╔══

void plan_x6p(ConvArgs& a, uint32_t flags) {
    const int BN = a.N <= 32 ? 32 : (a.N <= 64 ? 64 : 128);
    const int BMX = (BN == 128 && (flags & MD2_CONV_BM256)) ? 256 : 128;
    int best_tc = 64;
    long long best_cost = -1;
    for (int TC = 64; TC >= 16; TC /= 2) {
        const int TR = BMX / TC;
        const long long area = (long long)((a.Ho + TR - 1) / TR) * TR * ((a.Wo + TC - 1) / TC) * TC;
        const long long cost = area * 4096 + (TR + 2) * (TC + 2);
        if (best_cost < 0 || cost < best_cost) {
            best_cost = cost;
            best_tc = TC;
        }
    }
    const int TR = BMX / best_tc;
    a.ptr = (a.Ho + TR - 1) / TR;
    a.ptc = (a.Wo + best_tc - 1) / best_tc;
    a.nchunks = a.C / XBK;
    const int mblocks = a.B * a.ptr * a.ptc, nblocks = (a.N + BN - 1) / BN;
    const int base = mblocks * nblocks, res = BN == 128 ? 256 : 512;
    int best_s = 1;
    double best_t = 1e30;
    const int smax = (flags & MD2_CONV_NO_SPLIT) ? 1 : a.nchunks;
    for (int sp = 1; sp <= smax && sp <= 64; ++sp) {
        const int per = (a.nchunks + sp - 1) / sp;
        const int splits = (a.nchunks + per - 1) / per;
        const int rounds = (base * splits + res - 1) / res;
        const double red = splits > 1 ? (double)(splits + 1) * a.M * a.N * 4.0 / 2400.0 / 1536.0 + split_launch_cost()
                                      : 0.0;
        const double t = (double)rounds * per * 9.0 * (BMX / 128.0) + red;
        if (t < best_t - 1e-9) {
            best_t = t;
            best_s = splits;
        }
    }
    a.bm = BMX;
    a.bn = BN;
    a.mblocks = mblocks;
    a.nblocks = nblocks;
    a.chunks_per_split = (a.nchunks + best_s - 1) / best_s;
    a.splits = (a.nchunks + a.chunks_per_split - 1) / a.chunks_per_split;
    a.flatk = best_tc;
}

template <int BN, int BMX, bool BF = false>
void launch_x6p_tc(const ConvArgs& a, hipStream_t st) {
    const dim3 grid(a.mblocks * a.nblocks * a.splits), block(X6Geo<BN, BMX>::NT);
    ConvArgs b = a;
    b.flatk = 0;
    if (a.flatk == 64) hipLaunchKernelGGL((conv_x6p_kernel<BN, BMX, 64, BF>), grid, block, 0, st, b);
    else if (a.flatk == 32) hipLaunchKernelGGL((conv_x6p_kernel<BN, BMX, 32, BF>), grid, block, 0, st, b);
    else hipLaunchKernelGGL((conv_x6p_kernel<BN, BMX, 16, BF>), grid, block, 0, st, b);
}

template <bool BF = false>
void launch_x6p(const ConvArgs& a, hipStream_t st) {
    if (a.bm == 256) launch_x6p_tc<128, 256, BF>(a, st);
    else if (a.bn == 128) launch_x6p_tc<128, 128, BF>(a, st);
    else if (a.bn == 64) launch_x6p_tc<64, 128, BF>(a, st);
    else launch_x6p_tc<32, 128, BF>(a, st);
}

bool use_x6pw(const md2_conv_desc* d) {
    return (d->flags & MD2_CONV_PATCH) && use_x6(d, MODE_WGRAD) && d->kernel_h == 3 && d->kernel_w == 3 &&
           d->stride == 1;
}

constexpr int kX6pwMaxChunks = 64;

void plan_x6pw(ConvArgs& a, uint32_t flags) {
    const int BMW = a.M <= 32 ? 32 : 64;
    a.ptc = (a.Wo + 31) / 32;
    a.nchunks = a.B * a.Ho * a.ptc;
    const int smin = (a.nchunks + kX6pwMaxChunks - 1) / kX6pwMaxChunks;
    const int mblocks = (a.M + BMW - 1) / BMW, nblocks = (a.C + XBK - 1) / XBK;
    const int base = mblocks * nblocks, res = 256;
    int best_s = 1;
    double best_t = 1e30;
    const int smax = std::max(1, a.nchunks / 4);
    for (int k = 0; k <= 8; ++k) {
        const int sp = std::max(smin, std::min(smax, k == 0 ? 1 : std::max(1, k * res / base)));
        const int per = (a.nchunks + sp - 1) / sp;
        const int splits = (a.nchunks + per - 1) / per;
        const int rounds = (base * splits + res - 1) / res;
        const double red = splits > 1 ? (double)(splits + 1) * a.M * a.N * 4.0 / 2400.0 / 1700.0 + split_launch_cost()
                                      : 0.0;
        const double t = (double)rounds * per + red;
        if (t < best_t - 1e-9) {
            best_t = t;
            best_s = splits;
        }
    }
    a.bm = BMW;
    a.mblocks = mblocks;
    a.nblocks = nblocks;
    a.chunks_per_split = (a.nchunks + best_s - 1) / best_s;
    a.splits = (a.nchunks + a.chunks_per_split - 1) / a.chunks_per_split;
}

╚══
╔══

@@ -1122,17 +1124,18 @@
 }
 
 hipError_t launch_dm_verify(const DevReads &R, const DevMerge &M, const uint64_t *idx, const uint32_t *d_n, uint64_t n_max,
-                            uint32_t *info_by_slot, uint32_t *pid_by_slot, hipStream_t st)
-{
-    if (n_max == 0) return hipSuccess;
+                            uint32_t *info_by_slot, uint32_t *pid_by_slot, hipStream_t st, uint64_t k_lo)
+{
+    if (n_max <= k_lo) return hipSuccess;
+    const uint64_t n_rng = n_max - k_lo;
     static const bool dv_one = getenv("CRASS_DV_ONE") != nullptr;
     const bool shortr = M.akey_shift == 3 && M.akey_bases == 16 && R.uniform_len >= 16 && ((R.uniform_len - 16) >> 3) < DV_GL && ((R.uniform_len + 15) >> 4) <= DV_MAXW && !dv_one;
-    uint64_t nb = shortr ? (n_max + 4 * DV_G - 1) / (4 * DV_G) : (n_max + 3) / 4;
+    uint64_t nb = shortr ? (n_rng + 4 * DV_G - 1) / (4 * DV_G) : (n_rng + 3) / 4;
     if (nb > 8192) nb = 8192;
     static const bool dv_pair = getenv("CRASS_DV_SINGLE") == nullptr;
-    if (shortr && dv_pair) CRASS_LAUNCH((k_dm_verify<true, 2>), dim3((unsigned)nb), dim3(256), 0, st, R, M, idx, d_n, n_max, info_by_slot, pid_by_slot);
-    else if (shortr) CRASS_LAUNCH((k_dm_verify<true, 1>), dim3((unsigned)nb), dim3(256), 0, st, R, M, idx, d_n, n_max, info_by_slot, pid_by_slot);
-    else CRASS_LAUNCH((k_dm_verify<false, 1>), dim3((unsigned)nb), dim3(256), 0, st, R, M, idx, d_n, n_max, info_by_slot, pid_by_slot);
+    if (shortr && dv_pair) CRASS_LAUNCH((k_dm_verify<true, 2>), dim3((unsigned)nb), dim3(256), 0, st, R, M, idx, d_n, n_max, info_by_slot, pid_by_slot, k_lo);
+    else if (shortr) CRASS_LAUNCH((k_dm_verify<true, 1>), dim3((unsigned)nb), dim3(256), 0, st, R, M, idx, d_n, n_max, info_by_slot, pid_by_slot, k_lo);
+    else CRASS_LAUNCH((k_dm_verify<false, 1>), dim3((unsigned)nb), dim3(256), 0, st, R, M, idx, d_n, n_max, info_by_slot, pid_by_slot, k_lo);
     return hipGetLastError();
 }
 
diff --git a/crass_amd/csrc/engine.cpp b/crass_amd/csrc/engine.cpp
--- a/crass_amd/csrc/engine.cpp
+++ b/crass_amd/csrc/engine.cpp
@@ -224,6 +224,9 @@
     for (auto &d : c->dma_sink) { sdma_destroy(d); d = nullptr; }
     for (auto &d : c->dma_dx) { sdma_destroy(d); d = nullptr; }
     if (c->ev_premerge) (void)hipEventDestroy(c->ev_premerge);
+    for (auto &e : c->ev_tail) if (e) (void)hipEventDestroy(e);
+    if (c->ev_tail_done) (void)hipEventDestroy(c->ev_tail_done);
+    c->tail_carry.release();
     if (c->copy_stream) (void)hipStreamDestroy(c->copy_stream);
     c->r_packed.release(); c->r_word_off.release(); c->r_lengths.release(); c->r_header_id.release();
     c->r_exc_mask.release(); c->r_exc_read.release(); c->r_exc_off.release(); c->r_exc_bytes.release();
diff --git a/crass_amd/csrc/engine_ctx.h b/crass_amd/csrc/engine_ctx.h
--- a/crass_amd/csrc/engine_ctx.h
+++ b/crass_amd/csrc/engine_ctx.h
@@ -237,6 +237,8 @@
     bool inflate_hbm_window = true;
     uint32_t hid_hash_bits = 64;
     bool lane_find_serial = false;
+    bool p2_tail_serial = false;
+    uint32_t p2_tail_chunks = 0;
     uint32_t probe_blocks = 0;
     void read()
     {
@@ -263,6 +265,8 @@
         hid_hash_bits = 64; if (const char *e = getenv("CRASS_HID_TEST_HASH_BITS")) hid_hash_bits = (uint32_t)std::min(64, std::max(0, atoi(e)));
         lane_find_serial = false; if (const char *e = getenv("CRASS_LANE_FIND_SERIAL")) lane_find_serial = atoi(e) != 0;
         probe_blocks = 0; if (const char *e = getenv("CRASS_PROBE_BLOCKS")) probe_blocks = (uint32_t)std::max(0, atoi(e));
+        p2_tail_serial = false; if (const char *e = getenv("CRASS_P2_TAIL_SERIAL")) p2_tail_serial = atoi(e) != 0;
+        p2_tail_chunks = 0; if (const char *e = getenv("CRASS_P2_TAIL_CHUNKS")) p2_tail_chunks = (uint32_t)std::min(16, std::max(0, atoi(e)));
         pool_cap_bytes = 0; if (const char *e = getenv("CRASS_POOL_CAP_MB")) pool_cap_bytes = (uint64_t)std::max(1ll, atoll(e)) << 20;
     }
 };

╚══
╔══

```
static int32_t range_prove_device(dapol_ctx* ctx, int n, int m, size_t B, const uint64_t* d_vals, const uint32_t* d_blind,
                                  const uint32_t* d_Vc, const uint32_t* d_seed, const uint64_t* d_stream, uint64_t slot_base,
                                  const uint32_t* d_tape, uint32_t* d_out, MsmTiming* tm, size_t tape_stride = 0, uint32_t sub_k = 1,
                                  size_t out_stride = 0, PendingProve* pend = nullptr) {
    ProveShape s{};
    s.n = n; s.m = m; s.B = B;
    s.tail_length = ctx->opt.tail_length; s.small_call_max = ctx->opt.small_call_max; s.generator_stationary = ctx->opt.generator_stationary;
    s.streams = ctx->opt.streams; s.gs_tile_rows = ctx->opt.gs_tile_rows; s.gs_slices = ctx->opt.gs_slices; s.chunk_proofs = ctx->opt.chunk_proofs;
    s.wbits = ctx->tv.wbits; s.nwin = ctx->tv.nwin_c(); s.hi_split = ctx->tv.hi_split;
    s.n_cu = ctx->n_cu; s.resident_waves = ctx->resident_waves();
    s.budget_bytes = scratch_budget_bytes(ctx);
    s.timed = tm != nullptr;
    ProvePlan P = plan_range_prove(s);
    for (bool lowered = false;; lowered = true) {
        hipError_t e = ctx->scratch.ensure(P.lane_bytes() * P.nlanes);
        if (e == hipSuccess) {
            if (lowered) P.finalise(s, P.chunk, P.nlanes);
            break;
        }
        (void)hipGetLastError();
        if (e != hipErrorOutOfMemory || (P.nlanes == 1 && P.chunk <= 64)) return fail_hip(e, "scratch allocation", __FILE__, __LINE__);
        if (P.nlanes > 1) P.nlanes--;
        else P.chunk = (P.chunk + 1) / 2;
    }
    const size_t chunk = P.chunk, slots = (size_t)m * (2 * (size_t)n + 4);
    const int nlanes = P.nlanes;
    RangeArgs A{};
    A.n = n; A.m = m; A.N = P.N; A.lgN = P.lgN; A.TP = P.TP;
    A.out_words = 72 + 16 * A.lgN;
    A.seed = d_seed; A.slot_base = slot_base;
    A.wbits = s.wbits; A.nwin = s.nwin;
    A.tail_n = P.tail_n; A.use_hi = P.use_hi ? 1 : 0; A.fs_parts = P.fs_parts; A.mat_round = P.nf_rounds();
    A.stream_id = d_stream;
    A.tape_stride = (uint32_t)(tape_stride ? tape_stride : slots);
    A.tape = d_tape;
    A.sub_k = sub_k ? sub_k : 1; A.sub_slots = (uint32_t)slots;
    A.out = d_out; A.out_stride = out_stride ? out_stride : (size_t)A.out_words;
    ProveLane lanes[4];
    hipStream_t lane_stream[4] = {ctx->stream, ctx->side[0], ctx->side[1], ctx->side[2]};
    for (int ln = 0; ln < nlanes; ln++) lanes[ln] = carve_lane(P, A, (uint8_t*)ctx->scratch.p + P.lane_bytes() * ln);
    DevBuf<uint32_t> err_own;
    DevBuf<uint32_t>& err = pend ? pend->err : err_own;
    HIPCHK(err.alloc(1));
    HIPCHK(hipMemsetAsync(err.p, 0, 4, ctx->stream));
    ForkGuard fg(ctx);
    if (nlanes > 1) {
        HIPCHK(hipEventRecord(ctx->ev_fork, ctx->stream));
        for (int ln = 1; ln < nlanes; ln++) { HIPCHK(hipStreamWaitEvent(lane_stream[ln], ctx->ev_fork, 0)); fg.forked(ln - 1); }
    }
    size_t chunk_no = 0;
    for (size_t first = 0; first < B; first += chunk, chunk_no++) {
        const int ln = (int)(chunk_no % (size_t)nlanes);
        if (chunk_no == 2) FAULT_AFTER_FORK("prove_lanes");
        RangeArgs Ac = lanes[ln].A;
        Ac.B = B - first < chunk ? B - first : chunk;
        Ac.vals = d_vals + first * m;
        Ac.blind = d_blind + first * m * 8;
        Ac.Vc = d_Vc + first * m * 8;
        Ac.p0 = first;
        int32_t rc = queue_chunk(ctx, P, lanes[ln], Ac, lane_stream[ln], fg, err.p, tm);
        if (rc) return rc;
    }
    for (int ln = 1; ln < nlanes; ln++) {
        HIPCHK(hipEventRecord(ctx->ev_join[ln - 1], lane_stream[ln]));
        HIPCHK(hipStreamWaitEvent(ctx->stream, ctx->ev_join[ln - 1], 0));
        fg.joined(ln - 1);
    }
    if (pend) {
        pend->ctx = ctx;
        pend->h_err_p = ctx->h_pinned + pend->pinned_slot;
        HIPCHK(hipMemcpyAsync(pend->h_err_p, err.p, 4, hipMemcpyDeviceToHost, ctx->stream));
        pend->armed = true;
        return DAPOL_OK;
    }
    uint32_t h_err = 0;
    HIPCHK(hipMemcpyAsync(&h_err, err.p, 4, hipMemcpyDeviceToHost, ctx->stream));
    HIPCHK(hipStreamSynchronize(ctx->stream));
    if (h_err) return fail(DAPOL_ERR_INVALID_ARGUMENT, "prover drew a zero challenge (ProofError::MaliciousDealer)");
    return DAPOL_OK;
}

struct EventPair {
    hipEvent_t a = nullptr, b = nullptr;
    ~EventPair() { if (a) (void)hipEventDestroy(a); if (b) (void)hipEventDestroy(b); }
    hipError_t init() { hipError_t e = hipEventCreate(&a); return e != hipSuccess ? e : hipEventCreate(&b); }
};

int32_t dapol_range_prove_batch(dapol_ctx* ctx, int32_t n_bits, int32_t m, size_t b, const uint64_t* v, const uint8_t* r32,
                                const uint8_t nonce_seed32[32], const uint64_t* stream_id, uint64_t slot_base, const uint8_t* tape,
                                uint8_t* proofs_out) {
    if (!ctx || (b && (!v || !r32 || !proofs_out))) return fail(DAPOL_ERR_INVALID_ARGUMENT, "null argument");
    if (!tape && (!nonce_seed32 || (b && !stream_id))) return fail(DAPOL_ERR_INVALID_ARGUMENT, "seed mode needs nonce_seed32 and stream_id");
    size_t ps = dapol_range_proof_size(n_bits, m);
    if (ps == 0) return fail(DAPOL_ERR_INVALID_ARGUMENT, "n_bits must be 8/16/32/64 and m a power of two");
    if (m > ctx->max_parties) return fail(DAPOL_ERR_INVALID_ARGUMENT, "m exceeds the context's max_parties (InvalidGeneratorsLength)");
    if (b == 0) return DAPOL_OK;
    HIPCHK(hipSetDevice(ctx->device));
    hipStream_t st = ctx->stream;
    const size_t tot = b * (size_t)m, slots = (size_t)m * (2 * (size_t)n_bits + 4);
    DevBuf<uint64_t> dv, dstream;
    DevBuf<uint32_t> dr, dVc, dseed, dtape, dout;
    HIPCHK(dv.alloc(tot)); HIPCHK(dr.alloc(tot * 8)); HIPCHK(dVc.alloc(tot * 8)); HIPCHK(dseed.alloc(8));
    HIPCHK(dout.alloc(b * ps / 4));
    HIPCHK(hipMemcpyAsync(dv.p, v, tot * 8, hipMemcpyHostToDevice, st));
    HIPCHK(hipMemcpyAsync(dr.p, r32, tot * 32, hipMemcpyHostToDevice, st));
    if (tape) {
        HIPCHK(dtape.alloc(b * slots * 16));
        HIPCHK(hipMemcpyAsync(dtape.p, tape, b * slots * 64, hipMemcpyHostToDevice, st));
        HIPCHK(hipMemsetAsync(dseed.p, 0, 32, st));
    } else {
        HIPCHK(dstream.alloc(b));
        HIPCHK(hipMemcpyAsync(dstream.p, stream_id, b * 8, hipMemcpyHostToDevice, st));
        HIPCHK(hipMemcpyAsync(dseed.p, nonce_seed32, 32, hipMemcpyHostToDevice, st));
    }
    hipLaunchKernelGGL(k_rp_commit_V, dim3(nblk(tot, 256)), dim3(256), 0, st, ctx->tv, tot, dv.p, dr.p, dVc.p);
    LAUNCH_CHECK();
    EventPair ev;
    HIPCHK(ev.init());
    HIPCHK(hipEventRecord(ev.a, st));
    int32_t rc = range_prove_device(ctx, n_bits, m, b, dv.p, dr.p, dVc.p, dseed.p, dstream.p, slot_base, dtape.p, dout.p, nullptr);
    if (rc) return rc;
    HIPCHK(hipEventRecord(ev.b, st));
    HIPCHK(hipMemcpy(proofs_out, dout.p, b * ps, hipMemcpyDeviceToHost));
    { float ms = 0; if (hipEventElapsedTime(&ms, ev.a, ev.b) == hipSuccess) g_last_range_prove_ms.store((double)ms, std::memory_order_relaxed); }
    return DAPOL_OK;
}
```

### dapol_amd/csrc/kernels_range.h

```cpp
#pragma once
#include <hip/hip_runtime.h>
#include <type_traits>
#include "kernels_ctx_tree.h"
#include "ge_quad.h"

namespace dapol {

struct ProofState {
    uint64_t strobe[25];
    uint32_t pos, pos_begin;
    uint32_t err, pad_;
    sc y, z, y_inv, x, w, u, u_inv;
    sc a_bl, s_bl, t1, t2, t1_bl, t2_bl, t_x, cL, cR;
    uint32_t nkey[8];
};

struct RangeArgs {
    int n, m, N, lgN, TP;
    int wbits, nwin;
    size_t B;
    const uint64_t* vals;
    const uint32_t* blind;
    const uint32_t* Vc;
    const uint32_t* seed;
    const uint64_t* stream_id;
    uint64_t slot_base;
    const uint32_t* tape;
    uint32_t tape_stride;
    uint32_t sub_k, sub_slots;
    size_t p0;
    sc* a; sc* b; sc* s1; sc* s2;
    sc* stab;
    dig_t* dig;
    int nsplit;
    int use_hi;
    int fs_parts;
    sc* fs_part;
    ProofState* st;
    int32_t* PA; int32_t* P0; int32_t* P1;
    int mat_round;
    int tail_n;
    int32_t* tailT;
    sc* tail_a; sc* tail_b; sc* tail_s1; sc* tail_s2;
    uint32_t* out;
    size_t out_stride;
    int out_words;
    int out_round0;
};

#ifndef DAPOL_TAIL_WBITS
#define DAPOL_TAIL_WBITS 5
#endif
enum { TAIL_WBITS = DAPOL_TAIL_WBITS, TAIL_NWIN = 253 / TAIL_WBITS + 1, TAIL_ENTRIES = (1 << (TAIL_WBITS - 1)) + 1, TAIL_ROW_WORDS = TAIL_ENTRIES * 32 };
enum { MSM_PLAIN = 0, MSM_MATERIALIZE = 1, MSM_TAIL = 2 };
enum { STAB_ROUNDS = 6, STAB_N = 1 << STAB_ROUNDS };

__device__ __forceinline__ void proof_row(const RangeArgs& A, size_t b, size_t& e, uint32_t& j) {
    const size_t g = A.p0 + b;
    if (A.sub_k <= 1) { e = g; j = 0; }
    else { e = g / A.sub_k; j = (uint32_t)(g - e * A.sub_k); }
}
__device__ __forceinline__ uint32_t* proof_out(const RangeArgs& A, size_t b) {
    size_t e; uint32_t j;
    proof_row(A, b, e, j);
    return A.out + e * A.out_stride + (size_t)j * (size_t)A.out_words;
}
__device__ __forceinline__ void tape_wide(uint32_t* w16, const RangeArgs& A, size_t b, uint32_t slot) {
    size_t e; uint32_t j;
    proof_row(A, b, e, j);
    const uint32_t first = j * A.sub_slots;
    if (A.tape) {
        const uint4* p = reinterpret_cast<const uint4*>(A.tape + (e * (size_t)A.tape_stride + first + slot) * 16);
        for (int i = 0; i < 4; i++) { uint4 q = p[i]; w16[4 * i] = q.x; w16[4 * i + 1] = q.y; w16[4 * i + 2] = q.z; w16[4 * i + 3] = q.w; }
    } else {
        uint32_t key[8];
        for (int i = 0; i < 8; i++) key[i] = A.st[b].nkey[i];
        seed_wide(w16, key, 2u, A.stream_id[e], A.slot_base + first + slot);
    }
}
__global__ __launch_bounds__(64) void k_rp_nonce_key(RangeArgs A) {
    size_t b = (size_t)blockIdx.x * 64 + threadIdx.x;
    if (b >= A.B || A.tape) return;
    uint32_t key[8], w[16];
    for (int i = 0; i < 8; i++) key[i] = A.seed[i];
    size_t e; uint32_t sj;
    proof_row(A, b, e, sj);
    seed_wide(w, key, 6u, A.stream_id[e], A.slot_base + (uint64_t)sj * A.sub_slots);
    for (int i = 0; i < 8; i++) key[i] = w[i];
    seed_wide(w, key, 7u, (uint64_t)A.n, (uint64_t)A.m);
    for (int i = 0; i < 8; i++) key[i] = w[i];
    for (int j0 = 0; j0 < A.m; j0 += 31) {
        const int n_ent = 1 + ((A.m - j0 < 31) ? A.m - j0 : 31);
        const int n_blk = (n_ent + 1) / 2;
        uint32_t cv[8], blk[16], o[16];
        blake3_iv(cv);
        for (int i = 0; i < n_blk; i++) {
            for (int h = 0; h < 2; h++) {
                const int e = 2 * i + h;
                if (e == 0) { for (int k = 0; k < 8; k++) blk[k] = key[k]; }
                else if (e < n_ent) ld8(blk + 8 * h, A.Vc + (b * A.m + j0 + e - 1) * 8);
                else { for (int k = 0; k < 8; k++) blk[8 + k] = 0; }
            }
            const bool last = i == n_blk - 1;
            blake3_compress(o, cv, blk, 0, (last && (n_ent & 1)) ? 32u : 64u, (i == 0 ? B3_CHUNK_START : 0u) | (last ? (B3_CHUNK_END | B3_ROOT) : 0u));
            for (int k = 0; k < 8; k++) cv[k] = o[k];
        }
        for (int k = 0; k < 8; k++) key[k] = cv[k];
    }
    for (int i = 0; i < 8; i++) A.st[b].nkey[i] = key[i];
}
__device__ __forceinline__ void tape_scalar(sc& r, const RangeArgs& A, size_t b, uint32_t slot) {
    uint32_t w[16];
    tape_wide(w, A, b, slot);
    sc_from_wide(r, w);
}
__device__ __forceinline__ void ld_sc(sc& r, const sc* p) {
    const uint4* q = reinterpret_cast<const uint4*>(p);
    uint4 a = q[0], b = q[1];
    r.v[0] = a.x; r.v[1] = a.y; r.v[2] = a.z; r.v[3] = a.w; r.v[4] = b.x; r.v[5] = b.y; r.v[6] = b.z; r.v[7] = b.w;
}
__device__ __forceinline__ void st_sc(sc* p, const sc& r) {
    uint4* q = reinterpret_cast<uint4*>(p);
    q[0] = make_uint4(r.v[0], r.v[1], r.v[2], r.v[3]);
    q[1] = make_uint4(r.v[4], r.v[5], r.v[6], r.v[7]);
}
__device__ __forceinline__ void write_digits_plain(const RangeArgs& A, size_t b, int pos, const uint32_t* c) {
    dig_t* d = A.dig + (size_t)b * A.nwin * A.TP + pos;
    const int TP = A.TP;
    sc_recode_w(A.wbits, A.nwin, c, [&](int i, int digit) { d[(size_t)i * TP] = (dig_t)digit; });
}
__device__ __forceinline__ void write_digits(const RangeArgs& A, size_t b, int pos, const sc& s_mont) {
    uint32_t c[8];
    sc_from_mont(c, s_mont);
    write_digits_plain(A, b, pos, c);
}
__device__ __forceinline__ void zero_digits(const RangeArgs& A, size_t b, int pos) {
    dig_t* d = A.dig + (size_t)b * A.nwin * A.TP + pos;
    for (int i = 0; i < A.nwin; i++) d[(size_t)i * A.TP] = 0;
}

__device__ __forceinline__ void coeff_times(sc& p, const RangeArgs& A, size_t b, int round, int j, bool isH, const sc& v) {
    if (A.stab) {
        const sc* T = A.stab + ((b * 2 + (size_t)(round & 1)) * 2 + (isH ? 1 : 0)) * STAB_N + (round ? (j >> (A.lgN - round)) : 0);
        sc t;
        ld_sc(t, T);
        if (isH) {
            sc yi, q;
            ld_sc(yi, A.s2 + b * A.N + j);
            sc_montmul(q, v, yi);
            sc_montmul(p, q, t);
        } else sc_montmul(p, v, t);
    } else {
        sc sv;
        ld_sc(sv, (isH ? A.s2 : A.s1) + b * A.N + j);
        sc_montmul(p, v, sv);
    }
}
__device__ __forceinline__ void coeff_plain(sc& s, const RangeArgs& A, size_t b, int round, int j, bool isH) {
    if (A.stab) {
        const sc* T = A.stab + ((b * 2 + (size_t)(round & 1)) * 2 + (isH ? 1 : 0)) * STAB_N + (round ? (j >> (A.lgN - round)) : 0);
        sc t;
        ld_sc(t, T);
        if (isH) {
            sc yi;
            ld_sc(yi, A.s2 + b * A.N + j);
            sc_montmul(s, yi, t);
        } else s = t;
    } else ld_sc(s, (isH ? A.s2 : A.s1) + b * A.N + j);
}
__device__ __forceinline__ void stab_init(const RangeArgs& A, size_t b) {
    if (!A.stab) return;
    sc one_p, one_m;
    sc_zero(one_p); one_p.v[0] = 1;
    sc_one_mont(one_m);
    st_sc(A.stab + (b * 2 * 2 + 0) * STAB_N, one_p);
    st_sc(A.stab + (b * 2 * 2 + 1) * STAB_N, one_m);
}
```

╚══

Activity: Your answer should be all lines from the data that contain "include".

Answer to this problem:
#include <hip/hip_runtime.h>
#include <type_traits>
#include "kernels_ctx_tree.h"
#include "ge_quad.h"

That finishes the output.